What I found to be really weird was that a few years back, I would have been thrilled to win a match, much less go over every night, but instead I was almost oblivious to everything. Most of the time, I was almost entirely on “auto pilot.” When I went into the ring, I usually had no idea whatsoever of what I was doing, but somehow everything would go fine. In fact, I found myself doing crazy, high-risk things I’d never have dreamed of doing before, throwing caution to the wind. In retrospect, I suspect that I may have had some half-assed death wish.
In any case, whatever I was doing seemed to get over. After the matches, most of the wrestlers and even my dad seemed astonished at the things I was doing in the ring and would be giving me high fives, complimenting me on my ass-kicking performances and expressing amazement at my transformation —
all of which was cool, I suppose, but I was pretty much numb to everything they were saying.

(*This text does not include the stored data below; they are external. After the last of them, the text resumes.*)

         const double d = dx * dx + dy * dy + dz * dz;
         if (d < maxd2) { hit = true; dh = __builtin_amdgcn_sqrtf((float)d * 1.000001f) * 1.000001f; }
       }
-      const float rhs = Lq - delta * 1.000001f - eabs;
-      const bool skip = (kp >= 0) ? (hit && dh < rhs) : (dh <= rhs);
+      const float rhs = Lq[r] - delta * 1.000001f - eabs;
+      const bool skip = (kp[r] >= 0) ? (hit && dh < rhs) : (dh <= rhs);
       const float mrg = fminf(fmaxf(ap3->cert_kappa * delta, ap3->cert_lo * dh), ap3->cert_hi * dh);
-      if (!skip) walkbits |= 1u << r;
-      gstore<float>(reinterpret_cast<char*>(ap3->cert), q4, skip ? rhs * 0.999999f : mrg);
-      if (COUNT && skip) { if (kp >= 0) ++c_skh; else ++c_skn; }
+      if (in) {
+        if (!skip) walkbits |= 1u << r;
+        gstore<float>(reinterpret_cast<char*>(ap3->cert), q4, skip ? rhs * 0.999999f : mrg);
+        if (COUNT && skip) { if (kp[r] >= 0) ++c_skh; else ++c_skn; }
+      }
+    }
+    {
+      const args_kp ap = args_here(a);
+      if (ap->has_pending && ap->nx) {
+        double* const gnx = ap->nx; double* const gny = ap->ny; double* const gnz = ap->nz;
+        const Mat4 P = mat_here(&ap->pending);
+        double ux[NR], uy[NR], uz[NR];
+#pragma unroll
+        for (int r = 0; r < NR; r++) {
+          const uint32_t o = (uint32_t)r * WAVE + lane, q8 = (q0 + o) << 3;
+          ux[r] = uy[r] = uz[r] = 0.0;
+          if (o < cntp) {
+            ux[r] = gload<double>(reinterpret_cast<const char*>(gnx), q8); uy[r] = gload<double>(reinterpret_cast<const char*>(gny), q8);
+            uz[r] = gload<double>(reinterpret_cast<const char*>(gnz), q8);
+          }
+        }
+#pragma unroll
+        for (int r = 0; r < NR; r++) TDTK_PIN_BATCH3(ux[r], uy[r], uz[r]);
+#pragma unroll
+        for (int r = 0; r < NR; r++) {
+          const uint32_t o = (uint32_t)r * WAVE + lane, q8 = (q0 + o) << 3;
+          dev_xf3normal(P, ux[r], uy[r], uz[r]);
+          if (o < cntp) {
+            gstore<double>(reinterpret_cast<char*>(gnx), q8, ux[r]); gstore<double>(reinterpret_cast<char*>(gny), q8, uy[r]);
+            gstore<double>(reinterpret_cast<char*>(gnz), q8, uz[r]);
+          }
+        }
+      }
     }
     __builtin_amdgcn_fence(__ATOMIC_SEQ_CST, "workgroup");
   };
@@ -1318,8 +1420,9 @@
       end_q = next_q + sub;
       if (next_q > slab_end) next_q = slab_end;
       if (end_q > slab_end) end_q = slab_end;
-      if (certw) cert_sweep(next_q, end_q);
-      order_piece(next_q, end_q);
+      if (certw) { cert_sweep(next_q, end_q); wtrace_at(WT_SWEEP); order_piece(next_q, end_q, sw_cost); }
+      else { wtrace_at(WT_SWEEP); order_piece(next_q, end_q, nullptr); }
+      wtrace_at(WT_ORDER);
       if (certw && ordered) end_q = next_q + n_listed;
       walkbits = 0xFFFFFFFFu;
       if constexpr (SHARE) {
@@ -1401,8 +1504,7 @@
   const char* const t_q16 = USE_Q16 ? reinterpret_cast<const char*>(T.q16) : nullptr;
   auto q16_query = [&]() {
     if (USE_Q16 && (DEFER_OK || t_q16)) {
-      const SearchArgs* ap = &a;
-      asm volatile("" : "+s"(ap));
+      const args_kp ap = args_here(a);
       bool out = false;
       const double sc = ap->T.q_scale;
       const uint32_t ix = (uint32_t)q16_index(qx, ap->T.q_lo[0], sc, out) & 0xFFFFu, iy = (uint32_t)q16_index(qy, ap->T.q_lo[1], sc, out) & 0xFFFFu,
@@ -1415,6 +1517,8 @@
   const char* const splitb = DEFER_OK ? reinterpret_cast<const char*>(T.split) : nullptr;
   const uint32_t split_off = DEFER_OK ? (uint32_t)(splitb - hotb) : 0u;
   const double a_tie = DEFER_OK ? a.tie : 0.0;
+  __shared__ uint32_t lds_thin[DEFER_OK ? BLOCK / WAVE : 1];
+  if (DEFER_OK && lane == 0) lds_thin[threadIdx.x / WAVE] = 0u;
   constexpr uint32_t NBK_DEFER = 0x80000000u, NBK_THIN = 0x40000000u, NBK_UCHK = 0x20000000u, NBK_COST = 0x1FFFFFFFu;
   constexpr bool DEFER_UCHK = false;
   constexpr uint32_t NBK_FIXW = NBK_UCHK;
@@ -1437,12 +1541,12 @@
         const float dm = __builtin_amdgcn_sqrtf(f32_below(*reinterpret_cast<const double*>(my_slot))) * 0.999999f + my_slot[3];
         const float sr = __builtin_amdgcn_sqrtf(my_slot[2]) * 0.999999f;
         const float L = fminf(fminf(sw, dm), sr) * 0.999999f;
-        const SearchArgs* ap = &a;
-        asm volatile("" : "+s"(ap));
+        const args_kp ap = args_here(a);
         gstore<float>(reinterpret_cast<char*>(ap->cert), (uint32_t)qi << 2, ((nbk & NBK_THIN) == 0u && sw >= 0.f && dm >= 0.f && sr >= 0.f && L > 0.f) ? L : 0.f);
       }
       if (DEFER_OK && (nbk & (NBK_DEFER | NBK_THIN)) == (NBK_DEFER | NBK_THIN)) {
         bk = -2; nbk = 255u;
+        lds_thin[threadIdx.x / WAVE] = 1u;
       }
       gstore<int>(reinterpret_cast<char*>(a_kpos), (uint32_t)qi << 2, bk);
       if (ORDER && a_cost) a_cost[qi] = (unsigned char)min(nbk & NBK_COST, 255u);
@@ -1497,7 +1601,7 @@
       end_q = next_q + sub;
       if (next_q > slab_end) next_q = slab_end;
       if (end_q > slab_end) end_q = slab_end;
-      order_piece(next_q, end_q);
+      order_piece(next_q, end_q, nullptr);
     }
     uint32_t sh_base = 0;
     bool sh_draw = false;
@@ -1533,12 +1637,9 @@
       }
       if (!PIPE && got) {
         const uint32_t m8 = (uint32_t)mine << 3;
-        const SearchArgs* hp = &a;
-        bool certh = false;
-        if constexpr (CERT) {
-          asm volatile("" : "+s"(hp));
-          certh = hp->cert != nullptr;
-        }
+        const char* h_cert = nullptr;
+        if constexpr (CERT) h_cert = reinterpret_cast<const char*>(args_here(a)->cert);
+        const bool certh = h_cert != nullptr;
         const int kp_prev = a.warm ? gload<int>(reinterpret_cast<const char*>(a_kpos), (uint32_t)mine << 2) : -1;
         double tx = gload<double>(reinterpret_cast<const char*>(a.x), m8), ty = gload<double>(reinterpret_cast<const char*>(a.y), m8),
                tz = gload<double>(reinterpret_cast<const char*>(a.z), m8);
@@ -1564,7 +1665,7 @@
         if (DEFER_OK) nbk = (DEFER_UCHK && !(kp_prev >= 0 && best < a.maxd2)) ? (NBK_DEFER | NBK_UCHK) : NBK_DEFER;
         if (COUNT) ++c_walk;
         if (certh) {
-          float m = gload<float>(reinterpret_cast<const char*>(hp->cert), (uint32_t)mine << 2);
+          float m = gload<float>(h_cert, (uint32_t)mine << 2);
           if (!(m >= 0.f)) m = 0.f;
           nbk |= NBK_FIXW;
           *reinterpret_cast<double*>(my_slot) = best; my_slot[2] = __builtin_inff(); my_slot[3] = m;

Funny enough — or, in reality, not so funny — after the roar of the crowd and all of that had subsided and I was back at my place again, alone, the dark cloud would return and I’d return to a state of living hell, often wondering if I’d make it through the night. A while back, when I heard about Heath Ledger, who gave an Oscar-winning performance in
The Dark Knight
but was so messed up while filming that he could barely function and, sadly, didn’t live to enjoy the fruits of his labors, I found myself able to relate implicitly.
Christmas was probably the toughest stretch of all. With everyone else in the throes of the joyous festive season, I was close to going down for the count, but I put on my game face so I wouldn’t drag everyone else down.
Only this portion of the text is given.